▸ WHAT THE TASK ASKS
What lines in the listing below hold the string "DmaSrc"? Please copy them out.
[MATERIALS PROVIDED Boundary: Start]
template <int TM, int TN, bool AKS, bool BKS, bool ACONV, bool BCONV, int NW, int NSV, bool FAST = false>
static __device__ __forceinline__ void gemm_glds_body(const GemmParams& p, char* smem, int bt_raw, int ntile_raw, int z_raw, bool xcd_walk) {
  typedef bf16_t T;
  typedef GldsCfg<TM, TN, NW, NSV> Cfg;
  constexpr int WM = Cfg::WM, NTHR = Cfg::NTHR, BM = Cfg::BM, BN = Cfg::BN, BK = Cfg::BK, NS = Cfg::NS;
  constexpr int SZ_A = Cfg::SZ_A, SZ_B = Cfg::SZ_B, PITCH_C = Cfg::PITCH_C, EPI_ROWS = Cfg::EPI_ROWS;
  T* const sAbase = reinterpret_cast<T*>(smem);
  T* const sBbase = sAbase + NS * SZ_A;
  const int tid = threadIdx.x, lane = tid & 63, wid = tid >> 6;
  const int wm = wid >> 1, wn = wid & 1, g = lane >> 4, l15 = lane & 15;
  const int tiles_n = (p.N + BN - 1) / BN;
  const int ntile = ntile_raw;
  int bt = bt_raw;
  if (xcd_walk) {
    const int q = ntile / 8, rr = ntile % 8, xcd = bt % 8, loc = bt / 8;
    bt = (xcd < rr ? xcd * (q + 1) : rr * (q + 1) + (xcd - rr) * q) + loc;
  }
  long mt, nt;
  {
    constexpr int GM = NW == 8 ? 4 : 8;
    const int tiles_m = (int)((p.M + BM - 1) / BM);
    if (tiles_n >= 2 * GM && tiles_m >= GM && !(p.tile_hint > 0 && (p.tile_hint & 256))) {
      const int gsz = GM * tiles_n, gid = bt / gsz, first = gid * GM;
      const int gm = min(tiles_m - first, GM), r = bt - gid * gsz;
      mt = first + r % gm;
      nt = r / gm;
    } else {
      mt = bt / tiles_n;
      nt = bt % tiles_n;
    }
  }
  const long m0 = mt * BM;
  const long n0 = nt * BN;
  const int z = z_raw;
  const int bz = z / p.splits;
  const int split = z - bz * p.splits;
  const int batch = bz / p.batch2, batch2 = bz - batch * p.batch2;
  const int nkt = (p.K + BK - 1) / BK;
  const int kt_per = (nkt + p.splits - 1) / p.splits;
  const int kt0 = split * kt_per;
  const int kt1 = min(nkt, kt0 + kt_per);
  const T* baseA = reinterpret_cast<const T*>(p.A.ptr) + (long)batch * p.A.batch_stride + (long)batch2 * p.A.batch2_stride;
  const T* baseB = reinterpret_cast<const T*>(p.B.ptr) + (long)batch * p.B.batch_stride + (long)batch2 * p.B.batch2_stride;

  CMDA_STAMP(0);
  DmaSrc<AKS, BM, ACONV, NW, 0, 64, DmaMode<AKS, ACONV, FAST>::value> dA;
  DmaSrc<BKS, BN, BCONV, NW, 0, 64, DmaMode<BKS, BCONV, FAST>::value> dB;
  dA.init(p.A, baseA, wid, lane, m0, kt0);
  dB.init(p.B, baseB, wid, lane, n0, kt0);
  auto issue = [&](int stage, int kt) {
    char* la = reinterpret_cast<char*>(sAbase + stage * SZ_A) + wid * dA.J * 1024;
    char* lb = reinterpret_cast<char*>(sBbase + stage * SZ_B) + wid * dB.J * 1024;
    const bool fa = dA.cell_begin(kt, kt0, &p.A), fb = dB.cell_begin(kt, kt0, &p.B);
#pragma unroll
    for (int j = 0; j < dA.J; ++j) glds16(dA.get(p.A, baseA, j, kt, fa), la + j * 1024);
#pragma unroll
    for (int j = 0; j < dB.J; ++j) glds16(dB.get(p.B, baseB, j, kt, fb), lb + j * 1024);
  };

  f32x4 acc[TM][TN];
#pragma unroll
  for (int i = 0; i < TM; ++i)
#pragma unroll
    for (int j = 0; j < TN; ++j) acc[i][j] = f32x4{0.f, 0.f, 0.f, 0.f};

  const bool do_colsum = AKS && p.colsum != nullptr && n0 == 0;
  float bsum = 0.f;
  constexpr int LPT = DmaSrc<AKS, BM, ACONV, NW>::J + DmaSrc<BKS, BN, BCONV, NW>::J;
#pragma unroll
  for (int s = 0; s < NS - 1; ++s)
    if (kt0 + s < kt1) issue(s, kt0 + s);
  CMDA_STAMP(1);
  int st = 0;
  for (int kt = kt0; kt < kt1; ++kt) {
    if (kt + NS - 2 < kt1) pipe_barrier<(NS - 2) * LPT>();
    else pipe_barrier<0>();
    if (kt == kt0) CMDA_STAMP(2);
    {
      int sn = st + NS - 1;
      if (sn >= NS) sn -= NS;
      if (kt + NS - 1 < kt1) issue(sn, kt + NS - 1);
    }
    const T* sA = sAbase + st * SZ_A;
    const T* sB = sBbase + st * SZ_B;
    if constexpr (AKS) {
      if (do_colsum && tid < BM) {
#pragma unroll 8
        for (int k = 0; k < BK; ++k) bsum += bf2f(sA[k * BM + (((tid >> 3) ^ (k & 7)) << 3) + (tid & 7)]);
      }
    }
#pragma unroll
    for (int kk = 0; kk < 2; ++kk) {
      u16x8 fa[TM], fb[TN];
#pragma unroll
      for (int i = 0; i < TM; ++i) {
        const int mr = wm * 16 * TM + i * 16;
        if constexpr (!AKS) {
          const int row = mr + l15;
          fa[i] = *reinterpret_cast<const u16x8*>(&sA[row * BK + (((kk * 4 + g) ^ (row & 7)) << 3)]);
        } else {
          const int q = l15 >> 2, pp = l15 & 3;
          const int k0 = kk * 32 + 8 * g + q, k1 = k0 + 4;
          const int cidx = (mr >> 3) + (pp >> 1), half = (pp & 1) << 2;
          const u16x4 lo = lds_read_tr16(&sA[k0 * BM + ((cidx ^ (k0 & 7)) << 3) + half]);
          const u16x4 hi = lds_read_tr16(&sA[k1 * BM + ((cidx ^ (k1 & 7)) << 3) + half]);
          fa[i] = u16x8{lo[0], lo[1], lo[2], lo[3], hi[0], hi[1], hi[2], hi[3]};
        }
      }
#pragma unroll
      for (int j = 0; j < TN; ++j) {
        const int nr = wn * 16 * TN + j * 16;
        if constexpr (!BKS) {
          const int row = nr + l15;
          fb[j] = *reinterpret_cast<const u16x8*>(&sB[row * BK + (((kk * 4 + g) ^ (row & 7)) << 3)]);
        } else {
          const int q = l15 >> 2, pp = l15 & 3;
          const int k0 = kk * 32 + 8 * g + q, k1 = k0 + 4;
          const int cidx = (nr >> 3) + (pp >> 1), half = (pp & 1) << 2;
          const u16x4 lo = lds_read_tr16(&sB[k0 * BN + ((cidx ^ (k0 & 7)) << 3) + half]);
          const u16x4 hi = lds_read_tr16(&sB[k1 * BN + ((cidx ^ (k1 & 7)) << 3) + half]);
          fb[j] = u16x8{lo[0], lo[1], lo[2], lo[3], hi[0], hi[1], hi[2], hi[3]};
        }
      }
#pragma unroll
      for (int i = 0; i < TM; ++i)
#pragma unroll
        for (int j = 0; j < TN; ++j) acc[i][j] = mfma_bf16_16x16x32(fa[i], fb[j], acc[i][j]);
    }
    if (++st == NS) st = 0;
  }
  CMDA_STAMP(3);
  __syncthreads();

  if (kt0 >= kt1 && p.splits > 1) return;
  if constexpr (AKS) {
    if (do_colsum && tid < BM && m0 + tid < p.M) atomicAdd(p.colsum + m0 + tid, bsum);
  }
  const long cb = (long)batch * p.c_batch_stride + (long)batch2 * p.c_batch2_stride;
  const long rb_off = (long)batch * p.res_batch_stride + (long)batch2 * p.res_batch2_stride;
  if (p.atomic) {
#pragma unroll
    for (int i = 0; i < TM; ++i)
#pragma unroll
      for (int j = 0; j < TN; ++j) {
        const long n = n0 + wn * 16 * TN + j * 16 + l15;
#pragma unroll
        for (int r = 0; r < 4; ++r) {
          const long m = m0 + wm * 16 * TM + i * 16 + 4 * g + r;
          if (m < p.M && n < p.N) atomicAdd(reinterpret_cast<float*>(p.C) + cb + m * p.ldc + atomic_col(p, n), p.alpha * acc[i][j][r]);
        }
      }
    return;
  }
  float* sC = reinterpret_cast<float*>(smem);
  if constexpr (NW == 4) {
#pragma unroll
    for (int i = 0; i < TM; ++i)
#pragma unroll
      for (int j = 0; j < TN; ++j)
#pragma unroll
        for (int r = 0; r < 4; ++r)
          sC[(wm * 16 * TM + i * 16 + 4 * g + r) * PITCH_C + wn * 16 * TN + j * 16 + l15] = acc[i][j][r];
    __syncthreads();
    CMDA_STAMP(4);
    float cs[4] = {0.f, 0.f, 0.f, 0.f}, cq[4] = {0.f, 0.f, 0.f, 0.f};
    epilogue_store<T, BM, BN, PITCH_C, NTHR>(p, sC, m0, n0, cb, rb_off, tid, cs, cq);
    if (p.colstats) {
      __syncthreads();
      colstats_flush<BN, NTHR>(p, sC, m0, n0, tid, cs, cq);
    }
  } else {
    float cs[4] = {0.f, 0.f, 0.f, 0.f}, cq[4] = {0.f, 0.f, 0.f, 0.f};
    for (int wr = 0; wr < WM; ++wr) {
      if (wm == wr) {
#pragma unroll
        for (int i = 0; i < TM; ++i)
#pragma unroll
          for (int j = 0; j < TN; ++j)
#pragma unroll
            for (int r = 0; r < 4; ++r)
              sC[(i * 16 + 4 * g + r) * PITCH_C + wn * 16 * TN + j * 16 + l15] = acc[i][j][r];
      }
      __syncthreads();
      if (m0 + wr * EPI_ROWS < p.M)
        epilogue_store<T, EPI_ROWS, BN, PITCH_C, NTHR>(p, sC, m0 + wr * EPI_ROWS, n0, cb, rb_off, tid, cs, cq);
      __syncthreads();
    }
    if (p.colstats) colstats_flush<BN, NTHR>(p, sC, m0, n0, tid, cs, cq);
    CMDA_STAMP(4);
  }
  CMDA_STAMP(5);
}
[MATERIALS PROVIDED Boundary: End]
▸ EXERCISE RESPONSE
  DmaSrc<AKS, BM, ACONV, NW, 0, 64, DmaMode<AKS, ACONV, FAST>::value> dA;
  DmaSrc<BKS, BN, BCONV, NW, 0, 64, DmaMode<BKS, BCONV, FAST>::value> dB;
  constexpr int LPT = DmaSrc<AKS, BM, ACONV, NW>::J + DmaSrc<BKS, BN, BCONV, NW>::J;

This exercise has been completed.